The truth is that they both have scars. The truth is that they have both been dead and will be again and some day it will be true forever. The truth is that the cold is no longer numb, that it hurts more than it ever did before Mulder and he can't live with it again. The truth of Mulder's warm hands on him hits harder than a gut punch and he folds slowly over Mulder's hand until he is doubled up and gasping, forehead resting on Mulder's knee.

Mulder's hand is gentle on the back of his neck, rubbing slowly. The other arm circles his shoulders, pulling him closer.
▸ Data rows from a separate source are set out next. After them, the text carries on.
int lii_destroy(lii_handle h) {
  lii_internal_prearm_cancel(h);
  if (!h) return LII_OK;
  (void)hipSetDevice(h->device);
  if (h->net.comm) ncclCommDestroy(h->net.comm);
  if (h->copy_stream) (void)hipStreamSynchronize(h->copy_stream);
  if (h->map_stream) (void)hipStreamSynchronize(h->map_stream);
  if (h->stream) (void)hipStreamSynchronize(h->stream);
#ifdef LII_FALLBACK_TRACE
  {
    unsigned long long t[32] = {};
    lii::fb_trace_read(t);
    for (int kind = 0; kind < 2; kind++) {
      const unsigned long long* q = t + 8 * kind;
      if (q[0] == 0) continue;
      const double n = double(q[0]);
      std::fprintf(stderr, "[libliinit_hip completion trace] %s: %llu queries, us per query: head -> inner list %.2f, cell entries -> list %.2f, candidates %.2f, selection %.2f, "
                   "winners stored %.2f; chunks listed %.1f, cells of the cube %.0f\n", kind == 0 ? "balls of more than 256 cells" : "balls of up to 256 cells", q[0],
                   0.01 * q[1] / n, 0.01 * q[2] / n, 0.01 * q[3] / n, 0.01 * q[4] / n, 0.01 * q[5] / n, double(q[6]) / n, double(q[7]) / n);
    }
    if (t[0] > 0)
      std::fprintf(stderr, "[libliinit_hip completion trace] of 'cell entries -> list' (window rows only), us per query: until the block probes are in %.2f, waiting for the row loads %.2f, "
                   "list trips %.2f\n", 0.01 * t[24] / double(t[0]), 0.01 * t[25] / double(t[0]), 0.01 * t[26] / double(t[0]));
    if (t[16] > 0)
      std::fprintf(stderr, "[libliinit_hip completion trace] completion workgroups with work: %llu (%.2f queries each), us: head %.2f, completions %.2f, fit + sums %.2f\n", t[16],
                   double(t[20]) / double(t[16]), 0.01 * t[17] / double(t[16]), 0.01 * t[18] / double(t[16]), 0.01 * t[19] / double(t[16]));
  }
#endif
#ifdef LII_GAP_TRACE
  if (h->d_gran) {
    unsigned long long g[4] = {0, 0, 0, 0};
    if (hipMemcpy(g, h->d_gran + 200, sizeof(g), hipMemcpyDeviceToHost) == hipSuccess && g[2] > 0)
      std::fprintf(stderr, "[libliinit_hip gap trace] device idle between the stopping solve of a scan and the first kernel of the next: %.2f us mean over %llu "
                   "back-to-back scans (%llu gaps of 50 us or more left out)\n", 0.01 * double(g[1]) / double(g[2]), g[2], g[3]);
  }
#endif
  if (h->diag) std::fprintf(stderr, "[libliinit_hip] pre-armed prologues: %lld used, %lld cancelled, %lld expired\n", h->pre.n_used, h->pre.n_cancelled, h->pre.n_expired);
// ... 178 lines not shown
  if (!h->poses_preloaded) {
    if (h->staging_busy) { HIPCHK(h, hipStreamSynchronize(h->stream)); h->staging_busy = false; }
    HIPCHK(h, hipEventSynchronize(h->ev_poses));
    std::memcpy(h->h_poses, poses, sizeof(lii_pose6d) * size_t(n_poses));
    HIPCHK(h, hipMemcpyAsync(h->d_poses, h->h_poses, sizeof(lii_pose6d) * size_t(n_poses), hipMemcpyHostToDevice, h->stream));
    HIPCHK(h, hipEventRecord(h->ev_poses, h->stream));
  }
  h->poses_preloaded = false;
  UndistArgH u;
  std::memcpy(u.endR, end_R, 72);
  std::memcpy(u.endp, end_p, 24);
  std::memcpy(u.RLI, R_LI, 72);
  std::memcpy(u.TLI, T_LI, 24);
  unsigned long long* ext = extent_of_scan(h);
  h->vh_inserted = fuse_filter(h, h->fuse_leaf);
  if (h->vh_inserted) h->vh_inserted_leaf = h->fuse_leaf;
  DeskewPlan dp = {};
  dp.in = dp.out = h->d_scan; dp.n = h->n_scan; dp.sorted = 0; dp.extent = ext; dp.bbox_rows = h->d_bbox_rows;
  dp.leaf = h->fuse_leaf; dp.vh = h->vh_inserted ? &h->vh : nullptr;
  launch_deskew_imu(dp, nullptr, h->d_poses, n_poses, u, h->stream);
  h->bbox_rows = (h->n_scan + 255) / 256;
  HIPCHK(h, hipGetLastError());
  return LII_OK;
}
int lii_undistort_cv(lii_handle h, const double omega[3], const double vel[3], const double end_R[9]) {
  if (h) h->scan_buf_idle = false;
  lii_internal_prearm_cancel(h);
  if (!h || !omega || !vel || !end_R) return fail(h, LII_ERR_INVALID, "lii_undistort_cv: bad arguments");
  { const int rcm = scan_materialize(h); if (rcm != LII_OK) return rcm; }
  if (h->n_scan <= 0) return LII_OK;
  CvArgH a;
  std::memcpy(a.omega, omega, 24);
  std::memcpy(a.vel, vel, 24);
  std::memcpy(a.endR, end_R, 72);
  unsigned long long* ext = extent_of_scan(h);
  h->vh_inserted = fuse_filter(h, h->fuse_leaf);
  if (h->vh_inserted) h->vh_inserted_leaf = h->fuse_leaf;
  DeskewPlan dp = {};
  dp.in = dp.out = h->d_scan; dp.n = h->n_scan; dp.sorted = 0; dp.extent = ext; dp.bbox_rows = h->d_bbox_rows;
  dp.leaf = h->fuse_leaf; dp.vh = h->vh_inserted ? &h->vh : nullptr;
  launch_deskew_cv(dp, a, h->stream);
  h->bbox_rows = (h->n_scan + 255) / 256;
  HIPCHK(h, hipGetLastError());
  return LII_OK;
}
int lii_downsample_skip(lii_handle h, int32_t* n_down) {
  if (h) h->scan_buf_idle = false;
  lii_internal_prearm_cancel(h);
  if (!h) return LII_ERR_INVALID;
  { const int rcm = scan_materialize(h); if (rcm != LII_OK) return rcm; }
  if (h->prof.kp_active) { const int r = kp_mark(h, LII_KP_VOXEL); if (r != LII_OK) return r; }
  if (h->n_scan > 0)
    HIPCHK(h, hipMemcpyAsync(h->d_body, h->d_scan, sizeof(float4) * size_t(h->n_scan), hipMemcpyDeviceToDevice, h->stream));
  if (h->inten.have && h->n_scan > 0)
    HIPCHK(h, hipMemcpyAsync(h->inten.d_body, h->inten.d_scan, sizeof(float) * size_t(h->n_scan), hipMemcpyDeviceToDevice, h->stream));
  h->inten.body_have = h->inten.have;
  h->n_body = h->n_scan;
  h->n_body_pending = false;
  h->have_search = false;
  h->body_reordered = false;
  h->body_partitioned = false;
  if (n_down) *n_down = h->n_body;
  return LII_OK;
}
int lii_downsample(lii_handle h, float leaf, int32_t* n_down, int32_t* filtered) {
  if (h) h->scan_buf_idle = false;
  lii_internal_prearm_cancel(h);
  if (!h || !(leaf > 0)) return fail(h, LII_ERR_INVALID, "lii_downsample: bad arguments");
  { const int rcm = scan_materialize(h); if (rcm != LII_OK) return rcm; }
  h->have_search = false;
  h->n_body_pending = false;
  const int n = h->n_scan;
  if (h->inten.have && lii_internal_intensity_refused(h)) intensity_detach(h);
  const float* const inten = h->inten.have ? h->inten.d_scan.get() : nullptr;
  float* const inten_out = h->inten.have ? h->inten.d_body.get() : nullptr;
  h->inten.body_have = h->inten.have;
  if (n <= 0) {
    h->n_body = 0;
    if (n_down) *n_down = 0;
    if (filtered) *filtered = 1;
    return LII_OK;
  }
  hipStream_t s = h->stream;
  if (h->prof.kp_active) { const int r = kp_mark(h, LII_KP_VOXEL); if (r != LII_OK) return r; }
  unsigned int* mm = h->d_mm + 8 * h->mm_sel;
  if (h->bbox_rows == 0) {
    h->mm_sel ^= 1;
    launch_voxel_minmax(h->d_scan, n, mm, h->d_mm + 8 * h->mm_sel, s);
  }
  h->vh_calls++;
  if (h->vh_flag_pending && h->vh_calls >= h->vh_due) {
    HIPCHK(h, hipEventSynchronize(h->ev_vh));
    h->vh_flag_pending = false;
    if (h->vh_mode == 0 && *h->h_vh_crowded <= 32u) h->vh_mode = 1;
    else if (h->vh_mode == 1 && *h->h_vh_crowded > 64u) h->vh_mode = 0;
  }
  int hash_stages = 3;
  const bool inserted = h->vh_inserted;
  h->vh_inserted = false;
  if (inserted && leaf != h->vh_inserted_leaf) return fail(h, LII_ERR_STATE, "lii_downsample: the de-skew prepared the voxel filter for another leaf size");
  if (inserted) hash_stages = 4;
  if (!inserted && !h->vh_pinned && !h->voxel_sort && leaf != h->vh_leaf) {
    h->vh_leaf = leaf;
    h->vh_flag_pending = false;
    HIPCHK(h, hipMemsetAsync(h->vh.crowded, 0, sizeof(unsigned int), s));
    launch_voxel_hash(h->vh, h->d_scan, n, mm, h->d_bbox_rows, h->bbox_rows, leaf, h->d_body, h->d_nbody, h->d_nbody + 1, h->d_vpcl_out, 1, 0u, s);
    HIPCHK(h, hipMemcpyAsync(h->h_vh_crowded, h->vh.crowded, sizeof(unsigned int), hipMemcpyDeviceToHost, s));
    HIPCHK(h, hipMemsetAsync(h->vh.crowded, 0, sizeof(unsigned int), s));
    HIPCHK(h, hipStreamSynchronize(s));
    h->vh_mode = *h->h_vh_crowded > 32u ? 0 : 1;
    hash_stages = 2;
    if (h->vh_mode == 0)
      launch_voxel_hash_clear(h->vh, voxel_hash_slots(n), s);
  }
  const bool use_hash = inserted || (h->vh_mode == 1 && !h->voxel_sort);
  h->voxel_path_hash = use_hash;
  const bool by_voxel = inserted && h->vh.part_world > 1;
  if (use_hash) {
    if (++h->vh_epoch == 0u) h->vh_epoch = 1u;
    launch_voxel_hash(h->vh, h->d_scan, n, mm, h->d_bbox_rows, h->bbox_rows, leaf, h->d_body, h->d_nbody, h->d_nbody + 1, h->d_vpcl_out, hash_stages, h->vh_epoch, s, h->test_emit_late ? 1 : 0, inten, inten_out);
    if (!h->vh_pinned && !by_voxel && !h->vh_flag_pending && (++h->vh_watch & 15) == 0) {
      HIPCHK(h, hipMemcpyAsync(h->h_vh_crowded, h->vh.crowded, sizeof(unsigned int), hipMemcpyDeviceToHost, s));
      HIPCHK(h, hipMemsetAsync(h->vh.crowded, 0, sizeof(unsigned int), s));
      HIPCHK(h, hipEventRecord(h->ev_vh, s));
      h->vh_flag_pending = true;
      h->vh_due = h->vh_calls + 8;
    }
  } else {
    const VoxelSortPlan plan = voxel_sort_plan(n);
    launch_voxel_keys(h->d_scan, n, mm, h->d_bbox_rows, h->bbox_rows, leaf, h->d_vkeys_a, h->d_vpcl_in,
                      h->d_nbody + 1, plan.samples ? h->d_vsplit + 2048 : nullptr, plan.width, s);
    VoxelSortBuffers vb;
    vb.pcl_in = h->d_vpcl_in; vb.pcl_out = h->d_vpcl_out;
    vb.samples = h->d_vsplit + 2048;
    vb.keys_in = h->d_vkeys_a; vb.keys_out = h->d_vkeys_b; vb.idx_out = h->d_vidx_b;
    vb.comp = h->d_vcomp; vb.splitters = h->d_vsplit; vb.hist = h->d_vhist; vb.bucket_of = h->d_vbucket;
    vb.max_run = h->voxel_sort ? nullptr : h->vh.crowded;
    if (!h->voxel_sort) HIPCHK(h, hipMemsetAsync(h->vh.crowded, 0, sizeof(unsigned int), s));
    launch_voxel_sort_centroids(vb, h->d_scan, n, h->d_body, h->d_nbody, s, inten, inten_out);
    if (!h->voxel_sort && !h->vh_flag_pending && (++h->vh_watch & 15) == 0) {
      HIPCHK(h, hipMemcpyAsync(h->h_vh_crowded, h->vh.crowded, sizeof(unsigned int), hipMemcpyDeviceToHost, s));
      HIPCHK(h, hipMemsetAsync(h->vh.crowded, 0, sizeof(unsigned int), s));
      HIPCHK(h, hipEventRecord(h->ev_vh, s));
      h->vh_flag_pending = true;
      h->vh_due = h->vh_calls + 8;
    }
  }
  HIPCHK(h, hipGetLastError());
  h->n_body = by_voxel ? voxel_partition_bound(n, h->vh.part_world) : n;
  h->n_body_pending = true;
  h->body_partitioned = by_voxel;
  h->body_reordered = use_hash;
  h->pcl_perm_valid = false;
  if (n_down || filtered) {
    int rc = resolve_n_body(h);
    if (rc != LII_OK) return rc;
    if (n_down) *n_down = h->n_body;
    if (filtered) *filtered = h->last_filtered;
  }
  return LII_OK;
}
int lii_scan_download(lii_handle h, int32_t which, float* out_float4, int32_t capacity, int32_t* n) {
  lii_internal_prearm_cancel(h);
  if (!h || !n) return LII_ERR_INVALID;
  if (which == 0) { const int rcm = scan_materialize(h); if (rcm != LII_OK) return rcm; }
  const float4* src = which == 0 ? h->d_scan : (which == 1 ? h->d_body : h->d_world);
  if (which != 0) { int rc0 = resolve_n_body(h); if (rc0 != LII_OK) return rc0; }
  int cnt = which == 0 ? h->n_scan : h->n_body;
  *n = cnt;
  if (!out_float4) return LII_OK;
  if (capacity < cnt) return fail(h, LII_ERR_CAPACITY, "lii_scan_download: capacity too small");
  if (cnt > 0) {
    const int* perm = nullptr;
    if (which != 0) { int rc1 = pcl_order(h, &perm); if (rc1 != LII_OK) return rc1; }
    HIPCHK(h, hipMemcpyAsync(h->h_stage, src, sizeof(float4) * size_t(cnt), hipMemcpyDeviceToHost, h->stream));
    HIPCHK(h, hipStreamSynchronize(h->stream));
    if (!perm) std::memcpy(out_float4, h->h_stage, sizeof(float4) * size_t(cnt));
    else
      for (int r = 0; r < cnt; r++) std::memcpy(out_float4 + 4 * size_t(r), &h->h_stage[perm[r]], sizeof(float4));
  }
  return LII_OK;
}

Mulder is whispering now, the soft words soothing him as they fill up the silence that Skinner's terrified words had blasted out the day before.

Skinner's left arm slips around Mulder's waist; his other hand slides up to the back of his own neck and his fingers mesh with Mulder's. It is too soon to smile, but he feels it begin again, somewhere deep inside him.

Walter Skinner has learned something new again. Hell is cold and silent and he will never go there again. He can't.